From revenue leakage to brand erosion, ad fraud has a major and lasting impact on many advertisers.

Ad fraud is a loss for publishers, users, and advertisers. Among these victims, however, advertisers are often the hardest hit. Through the malicious activity of these sophisticated, difficult-to-detect bots, a single advertiser can lose thousands, if not millions, of dollars to ad fraud every year. When bots rob ads of real, human impressions, an advertiser’s reach is severely impacted, with some of the highest risk in new and emerging ecosystems like mobile and CTV. Just take a look at a couple of recent botnets shutdown by HUMAN:
  • PARETO: Affecting nearly a million Android phones, this botnet generated an average of 650 million daily bid request by spoofing more than 6,000 CTV apps.
  • TERRACOTTA: Upwards of 65,000 unwitting participating devices were embroiled in this ad fraud operation, which spoofed more than 5,000 apps and faked over 2 billion bid requests, tempting users with a false promise of free sneakers.

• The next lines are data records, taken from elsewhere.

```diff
@@ -718,23 +737,29 @@
                     if (lane == 0) prev = prev_last;
                     prev_last = (uint32_t)__builtin_amdgcn_readlane((int)cell[j], 63);
                     if (cell[j] != prev) headm |= 1u << i;
-                    if (k < wn) {
-                        uint16_t e = (uint16_t)(k + 1);
-                        if (bits[j] & (1u << (idx[j] & 7u))) {
-                            occm |= 1u << i;
-                        } else {
-                            const float tk = T[k];
-                            ProbeCell c;
-                            c.x = clampf(__builtin_fmaf(tk, r.dx, r.ox), -p.bound, p.bound);
-                            c.y = clampf(__builtin_fmaf(tk, r.dy, r.oy), -p.bound, p.bound);
-                            c.z = clampf(__builtin_fmaf(tk, r.dz, r.oz), -p.bound, p.bound);
-                            c.mip_bound = mip_bound;
-                            c.nx = (int)(cell[j] & 255u); c.ny = (int)((cell[j] >> 8) & 255u); c.nz = (int)(cell[j] >> 16);
-                            e = skip_index(k, tk, probe_exit(r, p, tk, c));
-                        }
-                        J[0][k] = e;
+                    if (k < wn && (bits[j] & (1u << (idx[j] & 7u)))) {
+                        occm |= 1u << i;
+                        J[0][k] = (uint16_t)(k + 1);
                     }
                 }
+            }
+            uint16_t* list = J[1];
+            uint32_t nlist = 0;
+#pragma unroll
+            for (uint32_t i = 0; i < kWin / 64; i++) {
+                const uint32_t k = lane + 64 * i;
+                const bool want = k < wn && k >= start && !((occm >> i) & 1u) && (((headm >> i) & 1u) || k == start);
+                const unsigned long long m = __ballot(want);
+                if (want) {
+                    list[nlist + __builtin_amdgcn_mbcnt_hi((uint32_t)(m >> 32), __builtin_amdgcn_mbcnt_lo((uint32_t)m, 0u))] = (uint16_t)k;
+                    skipm |= 1u << i;
+                }
+                nlist += (uint32_t)__popcll(m);
+            }
+            __syncthreads();
+            for (uint32_t q = lane; q < nlist; q += 64) {
+                const uint32_t k = list[q];
+                J[0][k] = skip_of(k);
             }
         } else {
             for (uint32_t k = lane; k < wn; k += 64) {
@@ -749,11 +774,6 @@
         S3D_TICK(1)
         if (lane == 0) J[0][wn] = (uint16_t)wn;
         mk[lane] = 0;
-        uint32_t start = wn;
-        for (uint32_t k = lane; k < wn; k += 64)
-            if (!(T[k] < pending_tt)) { start = k; break; }
-#pragma unroll
-        for (int d = 32; d >= 1; d >>= 1) start = min(start, (uint32_t)__shfl_xor((int)start, d, 64));
         pending_tt = -INFINITY;
         __syncthreads();
         bool marked = false;
@@ -786,10 +806,26 @@
                 const bool closed = __ballot((pm & ~vm) != 0u) == 0ull;
                 const bool supported = __ballot((vm & ~startbit & ~pm) != 0u) == 0ull;
                 marked = closed && supported;
-                if (!marked) vm = closed ? (pm | startbit) : (vm | pm);
+                if (!marked) {
+                    vm = closed ? (pm | startbit) : (vm | pm);
+                    for (uint32_t todo = vm & ~occm & ~skipm; todo; todo &= todo - 1u) {
+                        const uint32_t k = lane + 64 * (uint32_t)__builtin_ctz(todo);
+                        J[0][k] = skip_of(k);
+                    }
+                    skipm |= vm & ~occm;
+                }
                 __syncthreads();
                 mk[lane] = marked ? vm : 0u;
                 __syncthreads();
+            }
+        }
+        if constexpr (FAST) {
+            if (!marked) {
+#pragma unroll 1
+                for (uint32_t i = 0; i < kWin / 64; i++) {
+                    const uint32_t k = lane + 64 * i;
+                    if (k < wn && !(((occm | skipm) >> i) & 1u)) J[0][k] = skip_of(k);
+                }
             }
         }
         if (!marked && lane == 0 && start < wn) mk[start & 63] = 1u << (start >> 6);
```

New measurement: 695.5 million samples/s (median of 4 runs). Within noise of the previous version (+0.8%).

As bots have become more sophisticated, it’s harder to determine what is a bot and what is not, which can derail advertiser insights into budget, customer base, and product design.

How does HUMAN fight ad fraud?

Empowered by our collective protection approach, HUMAN is on a mission to disrupt the economics of cybercrime.

HUMAN believes that the best way to dismantle ad fraud is to disincentivize it. Our cutting-edge detection methods help ensure that committing ad fraud has real and lasting consequences. We verify more than 15 trillion digital interactions every week and can give our clients insight into the difference between human and bot traffic patterns with just a single line of code. Receive multilayered protection through our leading ad fraud product:

  • MediaGuard
    With this tool, we help ad tech platforms, media owners and advertisers gain context into each impression, even before the bid; cross-referencing our findings against our global detection knowledge base in order to identify ad fraud within milliseconds. Advertisers can utilize MediaGuard to provide insight into and protection against even the most dynamic bots, across any device or ecosystem.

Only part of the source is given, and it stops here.